Встречаясь, они улыбались друг другу, и улыбка матери была незнакома Климу, даже неприятна, хотя глаза ее, потемнев, стали еще красивее. А у Варавки как-то жадно и уродливо вываливалась из бороды его тяжелая, мясистая губа. Ново и неприятно было и то, что мать начала душиться слишком обильно и такими крепкими духами, что, когда Клим, уходя спать, целовал ей руку, духи эти щипали ноздри его, почти вызывая слезы, точно злой запах хрена. Иногда, вечерами, если не было музыки, Варавка ходил под руку с матерью по столовой или гостиной и урчал в бороду:
– О-о-о!

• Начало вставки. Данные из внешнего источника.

@@ -170,7 +175,7 @@
   uint32_t* counters;
   static int sort_blocks(int P) { return div_up(P > 0 ? P : 1, GSR_SORT_TILE); }
   static int dup_blocks(int P) { return div_up(P > 0 ? P : 1, GSR_DUP_TILE); }
-  static int goff_blocks(int P) { return div_up(P > 0 ? P : 1, GSR_GOFF_TILE); }
+  __host__ __device__ static int goff_blocks(int P) { return div_up(P > 0 ? P : 1, GSR_ROW_GROUP); }
   static GeomState carve(void* base, int V, int P, size_t* bytes) {
     Carver c(base);
     GeomState g;
@@ -186,9 +191,9 @@
     g.sort_totals = c.take<uint32_t>(nv * GSR_RADIX);
     g.kept_counts = c.take<uint32_t>(nv * dup_blocks(P));
     g.counters = c.take<uint32_t>(3 * nv + 64);
-    g.goff = c.take<uint32_t>(n);
+    g.nbg = goff_blocks(P);
     g.goff_part = c.take<uint32_t>(nv * goff_blocks(P));
-    g.vis_part = c.take<uint32_t>(nv * goff_blocks(P));
+    g.grp_part = c.take<uint2>(nv * goff_blocks(P));
     g.vbits = 1;
     while (g.vbits < 32 && (1ull << g.vbits) < (unsigned long long)(P > 1 ? P : 2)) ++g.vbits;
     g.drange = c.take<uint32_t>(132);
diff --git a/threestudio-3dgs_amd/csrc/gsr_kernels.h b/threestudio-3dgs_amd/csrc/gsr_kernels.h
--- a/threestudio-3dgs_amd/csrc/gsr_kernels.h
+++ b/threestudio-3dgs_amd/csrc/gsr_kernels.h
@@ -37,6 +37,7 @@
 };
 void launch_preprocess(const PreprocessArgs& a, const SetCams& cams, const GeomState& g, hipStream_t stream,
                        const PreprocessTimed* timed = nullptr);
+void launch_export_records(const GaussRec* src, GaussRec* dst, size_t n, hipStream_t stream);
 
 void launch_binning_counts(int V, int P, const GeomState& g, hipStream_t stream);
 void launch_emit(int V, int P, int W, const GeomState& g, const SegInfo& inst, const TilePack& tp, uint32_t* keys,
diff --git a/threestudio-3dgs_amd/csrc/gsr_preprocess.hip b/threestudio-3dgs_amd/csrc/gsr_preprocess.hip
--- a/threestudio-3dgs_amd/csrc/gsr_preprocess.hip
+++ b/threestudio-3dgs_amd/csrc/gsr_preprocess.hip
@@ -1,5 +1,6 @@
 #include "gsr_kernels.h"
 #include "gsr_math.h"
+#include "gsr_wave.h"
 
 namespace gsr {
 
@@ -72,6 +73,9 @@
   if (!TIMED && a.col2 != nullptr) c2 = make_float3(a.col2[3 * ix], a.col2[3 * ix + 1], a.col2[3 * ix + 2]);
   const int gx = (a.W + GSR_TILE_X - 1) / GSR_TILE_X;
   const int gy = (a.H + GSR_TILE_Y - 1) / GSR_TILE_Y;
+  const int grp = __builtin_amdgcn_readfirstlane(idx0 / GSR_ROW_GROUP + ((t / GSR_ROW_GROUP) & 1));
+  static_assert(GSR_PRE_GAUSS == 2 * GSR_ROW_GROUP && GSR_ROW_GROUP == 64, "one wave per row group");
+  static_assert(GSR_ROW_SHIFT + GSR_ROW_LOCAL_BITS == 32, "d.w = clamp flags | local row offset");
 
 #pragma unroll 1
   for (int v = v0; v < v1; ++v) {
@@ -100,6 +104,7 @@
     int radius = 0;
     uint2 tiles = make_uint2(0u, 0u);
     uint32_t dkey = 0xFFFFFFFFu;
+    uint2 rect = make_uint2(0u, 0u);
     const float3 p_view = xform_point4x3(p_orig, viewmatrix);
     if (p_view.z > GSR_NEAR_CULL) {
       const float4 p_hom = xform_point4x4(p_orig, projmatrix);
@@ -132,10 +137,10 @@
           rec.a = make_float4(pimg.x, pimg.y, conic.x, conic.y);
           rec.b = make_float4(conic.z, opacity, p_view.z, c2.x);
           rec.c = make_float4(rgb.x, rgb.y, rgb.z, c2.y);
-          rec.d = make_uint4((uint32_t)xmin | ((uint32_t)ymin << 16), (uint32_t)xmax | ((uint32_t)ymax << 16),
-                             __float_as_uint(c2.z), clamp_bits);
-          if (valid) g.rec[vi] = rec;
+          rect = make_uint2((uint32_t)xmin | ((uint32_t)ymin << 16), (uint32_t)xmax | ((uint32_t)ymax << 16));
+          if (valid) g.rec[vi].a = rec.a, g.rec[vi].b = rec.b, g.rec[vi].c = rec.c;
           radius = r;
+          tiles.x = (uint32_t)area | clamp_bits << GSR_ROW_LOCAL_BITS;
           uint32_t kept = 0;
           const SpanPrep sp = span_prep(rec.a.x, rec.a.y, rec.a.z, rec.a.w, rec.b.x, rec.b.y);
           for (int ty = ymin; ty < ymax; ++ty) {
@@ -143,10 +148,24 @@
             span_row(sp, ty, xmin, xmax, t0, t1);
             kept += (uint32_t)(t1 - t0);
           }
-          tiles = make_uint2((uint32_t)area, kept);
+          tiles.y = kept;
           dkey = __float_as_uint(p_view.z);
         }
       }
+    }
+    const uint32_t rdw = tiles.x >> GSR_ROW_LOCAL_BITS;
+    tiles.x &= (1u << GSR_ROW_LOCAL_BITS) - 1u;
+    const uint32_t rows = valid ? tiles.x : 0u;
+    const uint32_t rincl = wave_incl_sum_dpp(rows);
+    const unsigned long long vbal = __ballot(rows != 0u);
+    if (rows != 0u)
+      g.rec[vi].d = make_uint4(rect.x, rect.y, __float_as_uint(c2.z), rdw | (rincl - rows) << GSR_ROW_SHIFT);
+    if ((t & 63) == 63 && grp < g.nbg) {
+      const size_t pe = ((size_t)v * (size_t)g.nbg + (size_t)grp) * sizeof(uint2);
+      uint32_t zo;
+      asm volatile("v_mov_b32 %0, 0" : "=v"(zo));
+      *reinterpret_cast<uint2*>(reinterpret_cast<char*>(g.grp_part) + pe + zo) =
+          make_uint2(rincl, (uint32_t)__popcll(vbal));
     }
     if (valid) {
       a.radii[vi] = radius;
@@ -217,6 +236,22 @@
   hipLaunchKernelGGL(k_depth_range, dim3(1), dim3(64), 0, stream, g.drange);
 }
 
+__global__ __launch_bounds__(256) void k_export_records(const uint4* __restrict__ src, uint4* __restrict__ dst,
+                                                        size_t pieces) {
+  const size_t i = (size_t)blockIdx.x * 256 + threadIdx.x;
+  if (i >= pieces) return;
+  uint4 x = src[i];
+  if ((i & 3) == 3) x.w &= GSR_CLAMP_MASK;
+  dst[i] = x;
+}
+
+void launch_export_records(const GaussRec* src, GaussRec* dst, size_t n, hipStream_t stream) {
+  if (n == 0) return;
+  const size_t pieces = 4 * n;
+  hipLaunchKernelGGL(k_export_records, dim3((unsigned)((pieces + 255) / 256)), dim3(256), 0, stream,
+                     reinterpret_cast<const uint4*>(src), reinterpret_cast<uint4*>(dst), pieces);
+}
+
 void launch_preprocess_kernel(const PreprocessArgs& a, const SetCams& cams, const GeomState& g, hipStream_t stream,
                               const PreprocessTimed* timed) {
   const int nvc = (a.V + GSR_PRE_VIEWS - 1) / GSR_PRE_VIEWS;
diff --git a/threestudio-3dgs_amd/csrc/gsr_render.hip b/threestudio-3dgs_amd/csrc/gsr_render.hip
--- a/threestudio-3dgs_amd/csrc/gsr_render.hip
+++ b/threestudio-3dgs_amd/csrc/gsr_render.hip
@@ -763,7 +763,7 @@
 __device__ __forceinline__ void bwd_tile(BwdLDS& s, const RenderSet& rs, int v, int tile, int chunk, bool split,
                                          const uint2* __restrict__ ranges, const uint32_t* __restrict__ quad_maxc,
                                          const uint32_t* __restrict__ sorted_gauss, const GaussRec* __restrict__ rec,
-                                         const uint32_t* __restrict__ goff, const float* __restrict__ final_Ts,
+                                         const uint32_t* __restrict__ rgrp, const float* __restrict__ final_Ts,
                                          const uint32_t* __restrict__ n_contrib, const float* __restrict__ dL_dcolor,
                                          const float* __restrict__ dL_ddepth, const float* __restrict__ dL_dalpha,
                                          float4* __restrict__ grow, unsigned long long* __restrict__ reach) {
@@ -781,7 +781,7 @@
     quad_maxc += vg * 4 * tiles;
     sorted_gauss += rs.inst_start[v];
     rec += vg * rs.P;
-    goff += vg * rs.P;
+    rgrp += vg * (size_t)GeomState::goff_blocks(rs.P);
     final_Ts += vg * HWs;
     n_contrib += vg * HWs;
     dL_dcolor += (size_t)v * 3 * HWs;
@@ -901,7 +901,7 @@
       if (piece == 2 && rs.col2 != nullptr)
         npc = make_float4(rs.col2[3 * g0], rs.col2[3 * g0 + 1], rs.col2[3 * g0 + 2], 0.f);
       if (piece == 2) ngo = g0;
-      if (piece == 3) ngo = goff[g0];
+      if (piece == 3) ngo = rgrp[g0 / GSR_ROW_GROUP];
     }
     if (hi - 64 > lo) gi_next = fetch_raw(hi - 64);
   }
@@ -1062,7 +1062,8 @@
         } else {
           const uint32_t dx_ = __float_as_uint(npc.x), dy_ = __float_as_uint(npc.y);
           const int xmin = dx_ & 0xffff, ymin = dx_ >> 16, xmax = dy_ & 0xffff;
-          s.slot[cst] = ngo + (uint32_t)((tyi - ymin) * (xmax - xmin) + (txi - xmin));
+          s.slot[cst] = GeomState::row_base(ngo, __float_as_uint(npc.w)) +
+                        (uint32_t)((tyi - ymin) * (xmax - xmin) + (txi - xmin));
         }
       }
       if (rowp != nullptr) *rowp = rowv;
@@ -1076,7 +1077,7 @@
           if (piece == 2 && rs.col2 != nullptr)
             npc = make_float4(rs.col2[3 * gnx], rs.col2[3 * gnx + 1], rs.col2[3 * gnx + 2], 0.f);
           if (piece == 2) ngo = gnx;
-          if (piece == 3) ngo = goff[gnx];
+          if (piece == 3) ngo = rgrp[gnx / GSR_ROW_GROUP];
         }
         if (h - 128 > lo) gi_next = fetch_raw(h - 128);
       }
@@ -1242,7 +1243,7 @@
 
 __global__ __launch_bounds__(256) __attribute__((amdgpu_waves_per_eu(5, 8))) void k_render_bwd(
     RenderSet rs, const uint2* __restrict__ ranges, const uint32_t* __restrict__ quad_maxc,
-    const uint32_t* __restrict__ sorted_gauss, const GaussRec* __restrict__ rec, const uint32_t* __restrict__ goff,
+    const uint32_t* __restrict__ sorted_gauss, const GaussRec* __restrict__ rec, const uint32_t* __restrict__ rgrp,
     const float* __restrict__ final_Ts, const uint32_t* __restrict__ n_contrib, const float* __restrict__ dL_dcolor,
     const float* __restrict__ dL_ddepth, const float* __restrict__ dL_dalpha, float4* __restrict__ grow,
     unsigned long long* __restrict__ reach, int extra, const uint32_t* __restrict__ items) {
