template <int KS, int G, bool HC>
__global__ __launch_bounds__(256, (KS == 3 ? 4 : 3)) void k_dw_fwd(DwArgs a, MnasActIn in, const float* __restrict__ w,
                                                                   const float* __restrict__ bias, uint32_t* __restrict__ out,
                                                                   float* __restrict__ stats) {
    extern __shared__ __attribute__((aligned(16))) unsigned char smem[];
    constexpr int PAD = KS / 2, WIN_W = DW_BW + KS - 1, RR = 2 * G;
    const int cblk = 2 * a.cpw;
    uint32_t* ring = (uint32_t*)smem;
    const int tid = threadIdx.x, lane = tid & 63;
    const int wave = __builtin_amdgcn_readfirstlane(tid >> 6), nwaves = blockDim.x >> 6;
    const int cp = tid % a.cpw, sxi = tid / a.cpw;
    const bool active = sxi < a.sx;
    constexpr bool has_coef = HC;
    const f2 zero2 = {0.f, 0.f};
    f2 s1 = zero2, s2 = zero2;
    int cur_c0 = -1;
    f2 wt[KS * KS], b2 = zero2, cs = {1.f, 1.f}, ct = zero2;
    const int nsteps = (a.H + 2 * PAD + G - 1) / G;
    const int ps = a.cpw;

    const int bid = MNAS_DW_XCD ? (int)xcd_remap(blockIdx.x, a.geff) : (int)blockIdx.x;
    for (int item = bid; item < a.items; item += a.geff) {
        int n, x0, c0;
        dw_item(a, item, n, x0, c0);
        const int ch = c0 + 2 * cp;
        const bool ch_ok = ch < a.C;
        if (c0 != cur_c0) {
            cur_c0 = c0;
#pragma unroll
            for (int t = 0; t < KS * KS; ++t) {
                wt[t].x = ch_ok ? w[(size_t)t * a.C + ch] : 0.f;
                wt[t].y = ch_ok ? w[(size_t)t * a.C + ch + 1] : 0.f;
            }
            b2.x = (bias && ch_ok) ? bias[ch] : 0.f;
            b2.y = (bias && ch_ok) ? bias[ch + 1] : 0.f;
            if (has_coef && ch_ok) { cs.x = in.scale[ch]; cs.y = in.scale[ch + 1]; ct.x = in.shift[ch]; ct.y = in.shift[ch + 1]; }
        }
        DwDma plan;
        dw_dma_plan<KS>(a, plan, wave, nwaves, lane, x0, c0);
        const int gx0 = x0 + sxi * DW_BW;
        f2 A[KS][DW_BW];
#pragma unroll
        for (int i = 0; i < KS; ++i)
#pragma unroll
            for (int j = 0; j < DW_BW; ++j) A[i][j] = b2;
        uint32_t* outp = out + (((size_t)n * a.H * a.W + gx0) * a.C + ch) / 2;
        const uint32_t* colp = ring + (size_t)sxi * DW_BW * ps + cp;

        __syncthreads();
        dw_fill_edges<RR>(a, plan, ring, wave, nwaves, lane, has_coef);
        dw_dma_rows<KS, G>(a, plan, ring, (const uint4*)in.data, n, -PAD, x0, c0, wave, nwaves);
        for (int s = 0; s < nsteps; ++s) {
            const int r0 = -PAD + s * G;
            dw_step_barrier();
            if (s + 1 < nsteps) dw_dma_rows<KS, G>(a, plan, ring, (const uint4*)in.data, n, r0 + G, x0, c0, wave, nwaves);
            if (!active || MNAS_DW_NOCOMP) continue;
            auto row = [&](int iy, const f2 (&xr)[WIN_W], bool have) {
                const int oy = iy - PAD;
                if (have) {
#pragma unroll
                    for (int i = 0; i < KS; ++i)
#pragma unroll
                        for (int ox = 0; ox < DW_BW; ++ox)
#pragma unroll
                            for (int kx = 0; kx < KS; ++kx)
                                A[i][ox] = f2fma(wt[(KS - 1 - i) * KS + kx], xr[ox + kx], A[i][ox]);
                }
                if (oy >= 0 && oy < a.H && ch_ok) {
#pragma unroll
                    for (int ox = 0; ox < DW_BW; ++ox) {
                        if (gx0 + ox < a.W) {
                            const f2 v = A[0][ox];
                            s1 += v;
                            s2 = f2fma(v, v, s2);
                            st_u1(outp + ((size_t)oy * a.W + ox) * a.C / 2, pack_bf16(v.x, v.y), a.nt);
                        }
                    }
                }
#pragma unroll
                for (int i = 0; i + 1 < KS; ++i)
#pragma unroll
                    for (int ox = 0; ox < DW_BW; ++ox) A[i][ox] = A[i + 1][ox];
#pragma unroll
                for (int ox = 0; ox < DW_BW; ++ox) A[KS - 1][ox] = b2;
            };
            const auto rowp = [&](int iy) { return colp + (size_t)dw_slot<RR>(iy) * a.rc * 4; };
            constexpr bool RA = MNAS_DW_RA && KS == 3;
            constexpr int STEP = (KS == 5 && G == 2) ? 1 : 2;
            uint32_t wa[WIN_W], wb[WIN_W];
            if (RA) dw_ld_raw<WIN_W>(rowp(r0), ps, wa);
#pragma unroll (KS == 3 ? G / 2 : 1)
            for (int j = 0; j < G; j += STEP) {
                const int iy = r0 + j;
                const bool in0 = iy >= 0 && iy < a.H, in1 = iy + 1 >= 0 && iy + 1 < a.H;
                f2 xr[WIN_W];
                if constexpr (RA) {
                    dw_ld_raw<WIN_W>(rowp(iy + 1), ps, wb);
                    dw_act_raw<WIN_W>(wa, has_coef, cs, ct, xr);
                    row(iy, xr, in0);
                    if (j + 2 < G) dw_ld_raw<WIN_W>(rowp(iy + 2), ps, wa);
                    dw_act_raw<WIN_W>(wb, has_coef, cs, ct, xr);
                    row(iy + 1, xr, in1);
                } else {
                    if (in0) dw_read_act_nm<WIN_W>(rowp(iy), ps, has_coef, cs, ct, xr);
                    row(iy, xr, in0);
                    if constexpr (STEP == 2) {
                        if (in1) dw_read_act_nm<WIN_W>(rowp(iy + 1), ps, has_coef, cs, ct, xr);
                        row(iy + 1, xr, in1);
                    }
                }
            }
        }
    }
    if (stats) {
        const int rows = a.geff / a.cblocks, col = bid / a.cblocks;
        const int cb0 = (bid % a.cblocks) * cblk;
        const f2 sv[2] = {s1, s2};
        const bool any = cur_c0 >= 0;
        dw_block_reduce<2>((float*)ring, sv, cp, sxi, a.sx, cblk, active, [&](int r, int cl, float v) {
            const int c = cb0 + cl;
            if (c < a.C) stats[((size_t)r * a.C + c) * rows + col] = any ? v : 0.f;
        });
    }
}
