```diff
+                if ((i) == 0) {                                                                                               \
+                    o_[6] = (unsigned long long)__builtin_amdgcn_s_getreg((31 << 11) | 4) | ((unsigned long long)__builtin_amdgcn_s_getreg((31 << 11) | 20) << 32); \
+                    o_[7] = row0;                                                                                             \
+                }                                                                                                             \
+            }                                                                                                                 \
+            __builtin_amdgcn_sched_barrier(0);                                                                                \
+        }                                                                                                                     \
+    } while (0)
+#else
+#define TRMF_STAMPS_PARAM
+#define TRMF_STAMPS_ARG nullptr
+#define TRMF_STAMP(i) do { } while (0)
+#endif
 #if !defined(TRMF_UNIT_BODIES)
 template <int NT, int KMAX>
 __global__ void fsolve_quad_kernel(const uint32_t *__restrict__ ptr,
@@ -601,7 +627,7 @@
                                                           const float *__restrict__ X,
                                                           float *__restrict__ F, uint32_t row_begin,
                                                           uint32_t row_end, int k, float lambda,
-                                                          uint32_t zero_row, uint32_t long_m1);
+                                                          uint32_t zero_row, uint32_t long_m1 TRMF_STAMPS_PARAM);
 template <int NT, int KMAX>
 __global__ void fsolve_quad_long_kernel(SplitRows sp, float *__restrict__ F, int k, float lambda);
 #else
@@ -612,15 +638,19 @@
                                                           const float *__restrict__ X,
                                                           float *__restrict__ F, uint32_t row_begin,
                                                           uint32_t row_end, int k, float lambda,
-                                                          uint32_t zero_row, uint32_t long_m1, const SplitRows &sp) {
+                                                          uint32_t zero_row, uint32_t long_m1, const SplitRows &sp,
+                                                          unsigned long long *stamps) {
     static_assert(sizeof(real) == 4, "quad F-solve is the fp32 path");
     constexpr int KP = kTile * NT;
     constexpr int SLAB = quad_slab_floats<NT>();
-    __shared__ __attribute__((aligned(16))) float lds_slab[4][SLAB];
-    const int wave = threadIdx.x >> 6, lane = threadIdx.x & 63;
+    constexpr int WPB = LONG ? 4 : kQuadBlockWaves;
+    __shared__ __attribute__((aligned(16))) float lds_slab[WPB][SLAB];
+    const int wave = WPB == 1 ? 0 : threadIdx.x >> 6, lane = threadIdx.x & 63;
     const int grp = lane >> 4, c = lane & 15;
-    const uint32_t row0 = LONG ? sp.begin + (blockIdx.x * 4u + (uint32_t)wave) * 4u : row_begin + (blockIdx.x * 4u + (uint32_t)wave) * 4u;
+    const uint32_t gw = blockIdx.x * (uint32_t)WPB + (uint32_t)wave;
+    const uint32_t row0 = (LONG ? sp.begin : row_begin) + gw * 4u;
     if (row0 >= (LONG ? sp.end : row_end)) return;
+    TRMF_STAMP(0);
     float *S = lds_slab[wave];
     typedef float f4 __attribute__((ext_vector_type(4)));
 
@@ -701,9 +731,11 @@
         gram_ring<NT, kRingDepth, true, false, PAD, false, quad_row_end(NT, KMAX)>(st, idx, val, X, zero_row, 4u, lane, nowq, stream.first(), stream,
                                                     finalize);
     }
+    TRMF_STAMP(1);
 
     float x[NT];
     quad_factor_solve<NT, KMAX, PAD>(a4, bz, x, c);
+    TRMF_STAMP(2);
     if (mine) {
         RealVec<NT> o;
 #pragma unroll
@@ -713,18 +745,18 @@
     }
 }
 template <int NT, int KMAX>
-__global__ __launch_bounds__(256, quad_waves(NT)) void fsolve_quad_kernel(const uint32_t *__restrict__ ptr,
+__global__ __launch_bounds__(64 * kQuadBlockWaves, quad_waves(NT)) void fsolve_quad_kernel(const uint32_t *__restrict__ ptr,
                                                           const uint32_t *__restrict__ idx,
                                                           const float *__restrict__ val,
                                                           const float *__restrict__ X,
                                                           float *__restrict__ F, uint32_t row_begin,
                                                           uint32_t row_end, int k, float lambda,
-                                                          uint32_t zero_row, uint32_t long_m1) {
-    fsolve_quad_body<NT, KMAX, false>(ptr, idx, val, X, F, row_begin, row_end, k, lambda, zero_row, long_m1, SplitRows{});
+                                                          uint32_t zero_row, uint32_t long_m1 TRMF_STAMPS_PARAM) {
+    fsolve_quad_body<NT, KMAX, false>(ptr, idx, val, X, F, row_begin, row_end, k, lambda, zero_row, long_m1, SplitRows{}, TRMF_STAMPS_ARG);
 }
 template <int NT, int KMAX>
 __global__ __launch_bounds__(256, quad_waves(NT) - 1) void fsolve_quad_long_kernel(SplitRows sp, float *__restrict__ F, int k, float lambda) {
-    fsolve_quad_body<NT, KMAX, true>(nullptr, nullptr, nullptr, nullptr, F, 0u, 0u, k, lambda, 0u, 0u, sp);
+    fsolve_quad_body<NT, KMAX, true>(nullptr, nullptr, nullptr, nullptr, F, 0u, 0u, k, lambda, 0u, 0u, sp, nullptr);
 }
 #endif
 
diff --git a/exp-trmf-nips16_amd/csrc/kernel_units.hpp b/exp-trmf-nips16_amd/csrc/kernel_units.hpp
--- a/exp-trmf-nips16_amd/csrc/kernel_units.hpp
+++ b/exp-trmf-nips16_amd/csrc/kernel_units.hpp
@@ -65,7 +65,12 @@
 #define TRMF_FSOLVE_SIG (const uint32_t *, const uint32_t *, const real *, const real *, real *, uint32_t, uint32_t, int, real, uint32_t, uint32_t)
 #define TRMF_FSOLVE_LONG_SIG (SplitRows, real *, int, real)
 #if defined(TRMF_F32)
-#define TRMF_FSOLVE_ONE(X, NT, KMAX) X void fsolve_quad_kernel<NT, KMAX> TRMF_FSOLVE_SIG;
+#if defined(TRMF_FSOLVE_STAMPS)
+#define TRMF_FSOLVE_QUAD_SIG (const uint32_t *, const uint32_t *, const real *, const real *, real *, uint32_t, uint32_t, int, real, uint32_t, uint32_t, unsigned long long *)
+#else
+#define TRMF_FSOLVE_QUAD_SIG TRMF_FSOLVE_SIG
+#endif
+#define TRMF_FSOLVE_ONE(X, NT, KMAX) X void fsolve_quad_kernel<NT, KMAX> TRMF_FSOLVE_QUAD_SIG;
 #define TRMF_FSOLVE_LONG_ONE(X, NT, KMAX) X void fsolve_quad_long_kernel<NT, KMAX> TRMF_FSOLVE_LONG_SIG;
 #else
 #define TRMF_FSOLVE_ONE(X, NT, KMAX) X void fsolve_mfma_kernel<NT, KMAX> TRMF_FSOLVE_SIG;
diff --git a/exp-trmf-nips16_amd/csrc/session.hpp b/exp-trmf-nips16_amd/csrc/session.hpp
--- a/exp-trmf-nips16_amd/csrc/session.hpp
+++ b/exp-trmf-nips16_amd/csrc/session.hpp
@@ -706,6 +706,13 @@
 
     int sync(bool recover = true) {
         TRMF_HIP_CHECK(hipStreamSynchronize(stream));
+#if defined(TRMF_FSOLVE_STAMPS)
+        if (const char *path = getenv("TRMF_FSOLVE_STAMPS"); path && fsolve_stamps.p) {
+            std::vector<unsigned long long> hs(fsolve_stamps.n);
+            TRMF_HIP_CHECK(hipMemcpy(hs.data(), fsolve_stamps.p, hs.size() * sizeof(unsigned long long), hipMemcpyDeviceToHost));
+            if (FILE *f = fopen(path, "wb")) { fwrite(hs.data(), sizeof(unsigned long long), hs.size(), f); fclose(f); }
+        }
+#endif
 #if defined(TRMF_PERSIST_PROF)
         if (persist_prof.p) {
             std::vector<long long> hp((size_t)2 * kProfIters * kProfSlots + 2 * (size_t)kPersistMaxTiles);
diff --git a/exp-trmf-nips16_amd/csrc/session_fphase.hpp b/exp-trmf-nips16_amd/csrc/session_fphase.hpp
--- a/exp-trmf-nips16_amd/csrc/session_fphase.hpp
+++ b/exp-trmf-nips16_amd/csrc/session_fphase.hpp
@@ -46,12 +46,22 @@
             }
         }
         if (longF.any()) { uint32_t lo, hi; longF.range(rb, re, lo, hi); if (hi - lo == rows) return 0; }
-        const dim3 grid((rows + 15) / 16), block(256);
+        const uint32_t quads = (rows + 3) / 4;
+        const dim3 grid((quads + kQuadBlockWaves - 1) / kQuadBlockWaves), block(64 * kQuadBlockWaves);
+#if defined(TRMF_FSOLVE_STAMPS)
+        if (fsolve_stamps.n != (size_t)grid.x * kQuadBlockWaves * kStampWords && fsolve_stamps.alloc((size_t)grid.x * kQuadBlockWaves * kStampWords)) return kFail;
+        hipLaunchKernelGGL((fsolve_quad_kernel<NT_, KMAX_>), grid, block, 0, stream, Yc_ptr.p,
+                           Yc_idx.p, Yc_val.p, W.p, H.p, rb, re, k, (real)lambdaI, (uint32_t)T, longF.thresh - 1u, fsolve_stamps.p);
+#else
         hipLaunchKernelGGL((fsolve_quad_kernel<NT_, KMAX_>), grid, block, 0, stream, Yc_ptr.p,
                            Yc_idx.p, Yc_val.p, W.p, H.p, rb, re, k, (real)lambdaI, (uint32_t)T, longF.thresh - 1u);
 #endif
-        return 0;
-    }
+#endif
+        return 0;
+    }
+#if defined(TRMF_FSOLVE_STAMPS)
+    DevBuf<unsigned long long> fsolve_stamps;
+#endif
     int launch_fsolve_rows(uint32_t rb, uint32_t re) {
         if (generic) {
             if (re > rb)
```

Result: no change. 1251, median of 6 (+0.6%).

О-о-о!
Мать усмехалась.
А когда играли, Варавка садился на свое место в кресло за роялем, закуривал сигару и узенькими щелочками прикрытых глаз рассматривал сквозь дым Веру Петровну. Сидел неподвижно, казалось, что он дремлет, дымился и молчал.
– Хорошо? – спрашивала его Вера Петровна, улыбаясь.
– Да, – отвечал он тихо, точно боясь разбудить кого-то. – Да.
А однажды сказал:
– Это – самое прекрасное, потому что это всегда – любовь.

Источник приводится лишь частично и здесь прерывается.